Records excerpted from a collection
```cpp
struct BlockWindow {
    uint32_t block;
    uint32_t level;
    uint32_t origin;
    float znear;
};
__device__ __forceinline__ BlockWindow block_window(const HizDevice& hz, const ViewParams& view, const float4 lo, const float4 hi,
                                                    uint32_t max_depth, uint32_t lb)
{
    BlockWindow out{lb, 0xFFu, 0u, 0.0f};
    if (!hz.nested)
        return out;
    const float (&vp)[16] = view.vp;
    const float mag = fmaxf(fabsf(lo.x), fabsf(hi.x)) + fmaxf(fabsf(lo.y), fabsf(hi.y)) + fmaxf(fabsf(lo.z), fabsf(hi.z)) +
                      fabsf(view.cam[0]) + fabsf(view.cam[1]) + fabsf(view.cam[2]);
    const float margin = 0.01f + 4e-5f * (float)(max_depth + 1u) * mag;
    const float bx[2] = {lo.x - view.cam[0] - margin, hi.x - view.cam[0] + margin};
    const float by[2] = {lo.y - view.cam[1] - margin, hi.y - view.cam[1] + margin};
    const float bz[2] = {lo.z - view.cam[2] - margin, hi.z - view.cam[2] + margin};
    const float inf = __builtin_huge_valf();
    float nx0 = inf, nx1 = -inf, ny0 = inf, ny1 = -inf, znear = -inf, wmin = inf;
    bool bounded = true;
#pragma unroll
    for (int k = 0; k < 8; k++) {
        const float x = bx[k & 1], y = by[(k >> 1) & 1], z = bz[k >> 2];
        const float clx = fmaf(vp[0], x, fmaf(vp[4], y, fmaf(vp[8], z, vp[12])));
        const float cly = fmaf(vp[1], x, fmaf(vp[5], y, fmaf(vp[9], z, vp[13])));
        const float clz = fmaf(vp[2], x, fmaf(vp[6], y, fmaf(vp[10], z, vp[14])));
        const float clw = fmaf(vp[3], x, fmaf(vp[7], y, fmaf(vp[11], z, vp[15])));
        bounded = bounded && (clw > 0.0f);
        const float rcp = 1.0f / clw;
        const float ndx = clx * rcp, ndy = cly * rcp, ndz = clz * rcp;
        nx0 = fminf(nx0, ndx); nx1 = fmaxf(nx1, ndx);
        ny0 = fminf(ny0, ndy); ny1 = fmaxf(ny1, ndy);
        znear = fmaxf(znear, ndz);
        wmin = fminf(wmin, clw);
    }
    if (!bounded)
        return out;
    const float r = lo.w;
    const float r0 = fmaxf(fmaxf(fabsf(vp[0]), fabsf(vp[4])), fabsf(vp[8])), r1 = fmaxf(fmaxf(fabsf(vp[1]), fabsf(vp[5])), fabsf(vp[9]));
    const float r3 = fmaxf(fmaxf(fabsf(vp[3]), fabsf(vp[7])), fabsf(vp[11]));
    const float span = 2.0f * r / wmin;
    const float ext_x = 0.5f * (float)hz.width * span * fmaf(fmaxf(fabsf(nx0), fabsf(nx1)), r3, r0) + 3.0f;
    const float ext_y = 0.5f * (float)hz.height * span * fmaf(fmaxf(fabsf(ny0), fabsf(ny1)), r3, r1) + 3.0f;
    const float n_max = fmaxf(ext_x, ext_y);
    if (!(n_max < 32768.0f))
        return out;
    const uint32_t l_max = (31u - (uint32_t)__clz((int)n_max)) + 1u;
    const int W = (int)hz.width, H = (int)hz.height;
    const float umin = clamp01(fmaf(nx0, 0.5f, 0.5f)), umax = clamp01(fmaf(nx1, 0.5f, 0.5f));
    const float vmin = clamp01(fmaf(ny0, 0.5f, 0.5f)), vmax = clamp01(fmaf(ny1, 0.5f, 0.5f));
    const int ix0 = max((int)(umin * (float)W) - 1, 0), ix1 = min((int)(umax * (float)W) + 1, W - 1);
    const int iy0 = max((int)(vmin * (float)H) - 1, 0), iy1 = min((int)(vmax * (float)H) + 1, H - 1);
    uint32_t level = min(l_max, hz.mip_count - 1u);
    while (level + 1u < hz.mip_count && (((ix1 >> level) - (ix0 >> level)) > 15 || ((iy1 >> level) - (iy0 >> level)) > 15))
        level++;
    const int lw = max(W >> level, 1), lh = max(H >> level, 1);
    const int tx0 = min(ix0 >> level, lw - 1), tx1 = min(ix1 >> level, lw - 1);
    const int ty0 = min(iy0 >> level, lh - 1), ty1 = min(iy1 >> level, lh - 1);
    if (tx1 - tx0 > 15 || ty1 - ty0 > 15)
        return out;
    out.level = level | ((uint32_t)(tx1 - tx0) << 8) | ((uint32_t)(ty1 - ty0) << 12);
    out.origin = (uint32_t)tx0 | ((uint32_t)ty0 << 16);
    out.znear = fmaf(fabsf(znear), 2e-6f, znear);
    return out;
}

struct ClassifyArgs {
    BlockBounds bounds;
    HizDevice hiz;
    ViewParams view;
    unsigned long long* mask;
    uint8_t* is_visible;
    uint32_t* kept_count;
    BlockWindow* kept;
    uint8_t* kept_flag;
    uint32_t nblocks, count, max_depth;
};

__device__ __forceinline__ void write_skipped_block(const ClassifyArgs& a, uint32_t lb)
{
    uint4* words = reinterpret_cast<uint4*>(a.mask + (size_t)lb * (kCullBlock / 64));
    words[0] = make_uint4(0, 0, 0, 0);
    words[1] = make_uint4(0, 0, 0, 0);
    if (a.view.write_is_visible) {
        const uint32_t first = lb * kCullBlock, end = min(first + kCullBlock, a.count);
        for (uint32_t s = first; s < end; s++)
            a.is_visible[s] = 0;
    }
}

template <bool HIZ>
__global__ __launch_bounds__(64) void block_classify_kernel(const ClassifyArgs a)
{
    const uint32_t lb = blockIdx.x * 64u + threadIdx.x;
    bool kept = false;
    BlockWindow win{lb, 0xFFu, 0u, 0.0f};
    if (lb < a.nblocks) {
        const float4 lo = a.bounds.lo[lb], hi = a.bounds.hi[lb];
        kept = !(lo.x > hi.x || block_behind_planes(lo, hi, a.view.planes, a.view.plane_count, a.view.cam, a.max_depth));
        if (HIZ && kept)
            win = block_window(a.hiz, a.view, lo, hi, a.max_depth, lb);
        if (!HIZ || !kept)
            a.bounds.examined[lb] = kept ? 1 : 0;
        if (!kept)
            write_skipped_block(a, lb);
    }
    const unsigned long long keep = __ballot(kept);
    if (keep == 0ull)
        return;
    uint32_t base = 0;
    if (threadIdx.x == 0)
        base = atomicAdd(a.kept_count, (uint32_t)__popcll(keep));
    base = (uint32_t)__builtin_amdgcn_readfirstlane((int)base);
    if (kept)
        a.kept[base + (uint32_t)__popcll(keep & ((1ull << threadIdx.x) - 1ull))] = win;
}

__global__ __launch_bounds__(256) void block_window_kernel(const ClassifyArgs a)
{
    const uint32_t lane = threadIdx.x & 63u;
    const uint32_t waves = gridDim.x * 4u;
    const uint32_t first = (uint32_t)__builtin_amdgcn_readfirstlane((int)(blockIdx.x * 4u + (threadIdx.x >> 6)));
    BlockWindow next = a.kept[min(first, a.nblocks - 1u)];
    const uint32_t listed = *a.kept_count;
    const float inf = __builtin_huge_valf();
    for (uint32_t j = first; j < listed; j += waves) {
        const BlockWindow w = next;
        if (j + waves < listed)
            next = a.kept[j + waves];
        bool occluded = false;
        const uint32_t level = w.level & 0xFFu;
        if (level != 0xFFu) {
            const uint32_t dx = (w.level >> 8) & 15u, dy = (w.level >> 12) & 15u, tx0 = w.origin & 0xFFFFu, ty0 = w.origin >> 16;
            const uint32_t lw = max(a.hiz.width >> level, 1u);
            const uint32_t lx = lane & 15u;
            float m = inf;
            bool nan = false;
#pragma unroll
            for (uint32_t q = 0; q < 4; q++) {
                const uint32_t ly = (lane >> 4) + 4u * q;
                float t = inf;
                if (lx <= dx && ly <= dy)
                    t = hiz_min_texel(a.hiz, level, lw, tx0 + lx, ty0 + ly);
                nan = nan || t != t;
                m = fminf(m, t);
            }
#pragma unroll
            for (uint32_t d = 32; d >= 1; d >>= 1)
                m = fminf(m, __shfl_xor(m, d, 64));
            occluded = __ballot(nan) == 0ull && w.znear < m;
        }
        if (lane == 0) {
            a.kept_flag[j] = occluded ? 0 : 1;
            a.bounds.examined[w.block] = occluded ? 0 : 1;
        }
        if (occluded) {
            if (lane < kCullBlock / 64)
                a.mask[(size_t)w.block * (kCullBlock / 64) + lane] = 0ull;
            if (a.view.write_is_visible) {
                const uint32_t slot = w.block * kCullBlock + 4u * lane;
                if (slot + 3u < a.count)
                    *reinterpret_cast<uint32_t*>(a.is_visible + slot) = 0u;
                else
                    for (uint32_t s = 0; slot + s < a.count && s < 4u; s++)
                        a.is_visible[slot + s] = 0;
            }
        }
    }
}

struct CullListArgs {
    const uint32_t* kept_count;
    const BlockWindow* kept;
    const uint8_t* kept_flag;
    uint32_t* next_count;
};

template <bool HIZ, uint32_t MAP>
__global__ __launch_bounds__(kCullBlock, 8) void cull_list_kernel(const CullArgs args, const CullListArgs la)
{
    __shared__ uint32_t wave_count[kCullBlock / 64];
    uint32_t flag = la.kept_flag ? la.kept_flag[blockIdx.x] : 1u;
    uint32_t block = la.kept[blockIdx.x].block;
    const uint32_t listed = *la.kept_count;
    if (blockIdx.x == 0 && threadIdx.x == 0)
        *la.next_count = 0;
    for (uint32_t j = blockIdx.x; j < listed;) {
        if (__builtin_amdgcn_readfirstlane((int)flag)) {
            cull_block<HIZ, MAP, true>(args, (uint32_t)__builtin_amdgcn_readfirstlane((int)block), wave_count);
            __syncthreads();
        }
        j += gridDim.x;
        if (j < listed) {
            flag = la.kept_flag ? la.kept_flag[j] : 1u;
            block = la.kept[j].block;
        }
    }
}

hipError_t launch_cull_listed(const MeshMirror& mesh, const TransformMirror& xf, const HizDevice& hiz, const ViewParams& vp,
                              const ViewBuffers& out, const BlockBounds& bounds, uint32_t* kept_count, uint32_t* next_count,
                              void* kept_list, uint8_t* kept_flag, hipStream_t stream)
{
    if (mesh.count == 0)
        return hipSuccess;
    const uint32_t nblocks = (mesh.count + kCullBlock - 1) / kCullBlock;
    const bool window_test = vp.use_hiz && hiz.nested;
    ClassifyArgs c{};
    c.bounds = bounds;
    c.hiz = hiz;
    c.view = vp;
    c.mask = out.mask;
    c.is_visible = out.is_visible;
    c.kept_count = kept_count;
    c.kept = static_cast<BlockWindow*>(kept_list);
    c.kept_flag = kept_flag;
    c.nblocks = nblocks;
    c.count = mesh.count;
    c.max_depth = xf.max_depth;
    const uint32_t list_grid = (nblocks + 3u) / 4u;
    if (window_test) {
        hipLaunchKernelGGL(block_classify_kernel<true>, dim3((nblocks + 63) / 64), dim3(64), 0, stream, c);
        hipLaunchKernelGGL(block_window_kernel, dim3((list_grid + 3u) / 4u), dim3(256), 0, stream, c);
    } else {
        hipLaunchKernelGGL(block_classify_kernel<false>, dim3((nblocks + 63) / 64), dim3(64), 0, stream, c);
    }
    CullArgs a{};
    a.mesh = mesh;
    a.xf = xf;
    a.hiz = hiz;
    a.view = vp;
    a.out = out;
    a.nblocks = nblocks;
    const CullListArgs la{kept_count, static_cast<const BlockWindow*>(kept_list), window_test ? kept_flag : nullptr, next_count};
    with_variant(vp.use_hiz, mesh.mapping, [&](auto hiz, auto map) {
        hipLaunchKernelGGL((cull_list_kernel<hiz, map>), dim3(list_grid), dim3(kCullBlock), 0, stream, a, la);
    });
    return hipGetLastError();
}
size_t cull_list_entry_bytes() { return sizeof(BlockWindow); }

struct FusedEmit {
    unsigned long long* status;
    uint32_t* ticket;
    uint32_t ticket_base;
    uint32_t epoch;
};
constexpr unsigned long long kTileAggregate = 1ull << 30, kTilePrefix = 2ull << 30, kTileFlagMask = 3ull << 30, kTileCountMask = (1ull << 30) - 1ull;

template <bool HIZ, uint32_t MAP>
__global__ __launch_bounds__(kCullBlock) void cull_emit_kernel(const CullArgs args, const FusedEmit fe)
{
    __shared__ uint32_t wave_count[kCullBlock / 64];
    __shared__ uint32_t tile_s, base_s;
    __shared__ float4 stage[kCullBlock * 3];
// ... 1197 lines not shown
```

### garden_amd/csrc/gv_device.hpp

```cpp
#pragma once
#include "gv_kernels.hpp"

#include <algorithm>

#include "gv_device_math.hpp"

namespace gv {


typedef float f32x4n __attribute__((ext_vector_type(4)));
typedef float f32x2n __attribute__((ext_vector_type(2)));
__device__ __forceinline__ float4 stream_load(const float4* p)
{
    const f32x4n v = __builtin_nontemporal_load(reinterpret_cast<const f32x4n*>(p));
    return make_float4(v.x, v.y, v.z, v.w);
}
__device__ __forceinline__ float2 stream_load(const float2* p)
{
    const f32x2n v = __builtin_nontemporal_load(reinterpret_cast<const f32x2n*>(p));
    return make_float2(v.x, v.y);
}
__device__ __forceinline__ uint32_t stream_load(const uint32_t* p) { return __builtin_nontemporal_load(p); }
__device__ __forceinline__ void stream_store(float4* p, float4 v)
{
    __builtin_nontemporal_store(f32x4n{v.x, v.y, v.z, v.w}, reinterpret_cast<f32x4n*>(p));
}
__device__ __forceinline__ void stream_store(float* p, float v) { __builtin_nontemporal_store(v, p); }
__device__ __forceinline__ uint32_t stream_load(const uint8_t* p) { return __builtin_nontemporal_load(p); }

struct XfRecord {
    float4 a, b;
    float2 c;
    uint32_t flags;
};
__device__ __forceinline__ XfRecord load_xf(const TransformMirror& xf, uint32_t s)
{
    XfRecord r;
    r.a = xf.ab[s].a;
    r.b = xf.ab[s].b;
    r.c = xf.c[s];
    r.flags = xf.flags[s];
    return r;
}
__device__ __forceinline__ XfRecord gather_xf(const TransformMirror& xf, uint32_t s, bool with_flags)
{
    XfRecord r;
    r.a = xf.ab[s].a;
    r.b = xf.ab[s].b;
    r.c = xf.c[s];
    r.flags = with_flags ? xf.flags[s] : 0u;
    return r;
}
__device__ __forceinline__ XfRecord stream_xf(const TransformMirror& xf, uint32_t s)
{
    XfRecord r;
    r.a = stream_load(&xf.ab[s].a);
    r.b = stream_load(&xf.ab[s].b);
    r.c = stream_load(&xf.c[s]);
    r.flags = stream_load(&xf.flags[s]);
    return r;
}
__device__ __forceinline__ Mat34 local_model(const XfRecord& r)
{
    return calc_model(r.a.x, r.a.y, r.a.z, r.b.x, r.b.y, r.b.z, r.b.w, r.a.w, r.c.x, r.c.y);
}

__device__ __forceinline__ void model_rows(const Mat34& m, float4& w0, float4& w1, float4& w2)
{
    w0 = make_float4(m.c0x, m.c0y, m.c0z, m.c1x);
    w1 = make_float4(m.c1y, m.c1z, m.c2x, m.c2y);
    w2 = make_float4(m.c2z, m.c3x, m.c3y, m.c3z);
}
__device__ __forceinline__ Mat34 rows_model(const float4 w0, const float4 w1, const float4 w2)
{
    Mat34 m;
    m.c0x = w0.x; m.c0y = w0.y; m.c0z = w0.z;
    m.c1x = w0.w; m.c1y = w1.x; m.c1z = w1.y;
    m.c2x = w1.z; m.c2y = w1.w; m.c2z = w2.x;
    m.c3x = w2.y; m.c3y = w2.z; m.c3z = w2.w;
    return m;
}

__device__ __forceinline__ Mat34 chain_model(const TransformMirror& xf, Mat34 m, uint32_t s, uint32_t flags)
{
    if (xf.max_depth != 0 && (flags & kXfWithAncestors)) {
        uint32_t p = xf.parent[s];
        for (uint32_t d = 0; d < xf.max_depth && p != kSlotNone; d++) {
            const XfRecord pr = load_xf(xf, p);
            m = mul_affine(local_model(pr), m);
            p = xf.parent[p];
        }
    }
    return m;
}

__device__ __forceinline__ float hiz_min_texel(const HizDevice& hz, uint32_t level, uint32_t lw, uint32_t x, uint32_t y)
{
    if (level == 0)
        return hz.depth[(size_t)y * hz.width + x];
    if (level == 1 && hz.level1_virtual) {
        const float2* row0 = reinterpret_cast<const float2*>(hz.depth + (size_t)(2 * y) * hz.width + 2 * x);
        const float2* row1 = reinterpret_cast<const float2*>(hz.depth + (size_t)(2 * y + 1) * hz.width + 2 * x);
        const float2 a = *row0, b = *row1;
        float m = a.x;
        m = a.y < m ? a.y : m;
        m = b.x < m ? b.x : m;
        m = b.y < m ? b.y : m;
        return hz.rg16f ? half_to_float(half_directed(m, false)) : m;
    }
    const uint64_t at = hz.mip_offset[level] + (uint64_t)y * lw + x;
    if (hz.rg16f)
        return half_to_float(reinterpret_cast<const uint32_t*>(hz.mips)[at] & 0xFFFFu);
    return hz.mips[at].x;
}
__device__ __forceinline__ float2 hiz_pair(const HizDevice& hz, uint64_t at)
{
    if (hz.rg16f)
        return unpack_rg16f(reinterpret_cast<const uint32_t*>(hz.mips)[at]);
    return hz.mips[at];
}

__device__ __forceinline__ float clamp01(float a)
{
    return a > 0.0f ? (a < 1.0f ? a : 1.0f) : 0.0f;
}
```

Description of the task: When a line in the data above contains the string "true", copy that line.

Task answer:
    bool bounded = true;
            cull_block<HIZ, MAP, true>(args, (uint32_t)__builtin_amdgcn_readfirstlane((int)block), wave_count);
        hipLaunchKernelGGL(block_classify_kernel<true>, dim3((nblocks + 63) / 64), dim3(64), 0, stream, c);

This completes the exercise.